Ottawa, ON & Montreal, QC

Shopify's merchant protection team ensures we provide a trustworthy commerce platform for our 150,000+ merchants. This includes security in every aspect of the Shopify experience, from storefront to the Admin panel to apps in our App Store. We are looking for an application security specialist who will help identify and respond to application vulnerabilities and develop tools to integrate security into our development process.

You'll need to have:

Experience performing web application penetration testing (Running Nessus doesn't count)

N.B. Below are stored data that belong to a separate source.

# tho-kn/EgoTAP

Measured on AMD Instinct MI355X. Metric: stereo frames/sec (2D->3D lift, B=256, 256x256), higher is better.
Workload: dtype f32; 1 GPU; UnrealEgo 16-joint lifting head (heatmaps [B,90,64,64] -> joints [B,16,3]), forward only, fp32, batch 256 per GPU, inputs resident in HBM; batch_per_gpu=256, global_batch=256, heatmap=64, parallelism=dp1 (batch shards, no collective)

## Files before the change

### egotap_amd/csrc/egotap_abi.hip

```cpp
#include <stdarg.h>
#include <stdio.h>
#include <string.h>

#include <string>
#include <unordered_map>
#include <vector>

#include "attention_f32.h"
#include "common.h"
#include "conv_f32.h"
#include "conv_bf16.h"
#include "gemm_f32.h"
#include "gemm_bf16.h"
#include "gemm_bf16_dma.h"
#include "gemm_f32_dma.h"
#include "attention_bf16.h"
#include "layernorm.h"
#include "metrics.h"
#include "heatmap_synth.h"
#include "pu_chain.h"
#include "gemm_tn_bf16.h"
#include "train_ops.h"
#include "gemm_bf16s.h"
#include "gemm_bf16s64.h"
// ... 86 lines not shown

struct HmParams {
    struct Bn { const float *g, *b, *m, *v; long long* nbt; };
    const float* stem_w; Bn stem_bn;
    struct Block { const float *w1, *w2, *wd; Bn bn1, bn2, bnd; } blk[4][6];
    int nblk[4];
    struct Cv { const float *w, *b; } l1x1[4], up[3], head;
    int n_out;
};

struct egotap_handle_s {
    egotap_config cfg;
    int J, T, grid, ppd, side, seq, C, D, H, hid, out_joints;
    std::unordered_map<std::string, int64_t> expect[EGOTAP_NET_COUNT];
    std::unordered_map<std::string, Param> bound[EGOTAP_NET_COUNT];
    bool lift_resolved = false;
    LiftParams lp;
    std::unordered_map<std::string, Param> bound_grad;
    bool grad_resolved = false;
    LiftParams lg;
    bool hm_resolved[EGOTAP_NET_COUNT] = {false, false, false};
    HmParams hp[EGOTAP_NET_COUNT];
    int debug_stop = 0;
    int pu_resident[2] = {-1, -1};
    bool pu_chain = true;
    unsigned* pu_fault_host = nullptr;
    unsigned* pu_fault_dev = nullptr;
    int pu_faults = 0;
    int pu_debug_drop = 0;
    int precision = EGOTAP_PREC_F32;
    __bf16* wscratch = nullptr;
    size_t wscratch_bytes = 0;
    __bf16* ascratch = nullptr;
    size_t ascratch_bytes = 0;
    __bf16* conv_pack = nullptr;
    float* conv_part = nullptr;
    size_t conv_part_floats = 0;
    bool timing = false;
    std::vector<hipEvent_t> ev;
    struct Rec { const char* role; const char* kernel; double flops; };
    std::vector<Rec> rec;
    size_t ev_used = 0;
    std::string detail;
};
typedef egotap_handle_s Handle;
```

Thorough knowledge of security issues affecting web applications

Interest in creative ways to include security in the software development process

It would be great if you had:

Experience in web application development, especially Ruby on Rails

Contributions to open source security projects

Experience with bug bounty programs such as the Shopify Whitehat program (

You'll be working on:

Performing security audits of internally-developed and third-party apps

Responding to vulnerabilities disclosed through our Whitehat program

Providing security advice to product teams

Developing tools to help scale the security assessment process

If you are interested in discussing this role further, please fill in your information and we'll be back in touch.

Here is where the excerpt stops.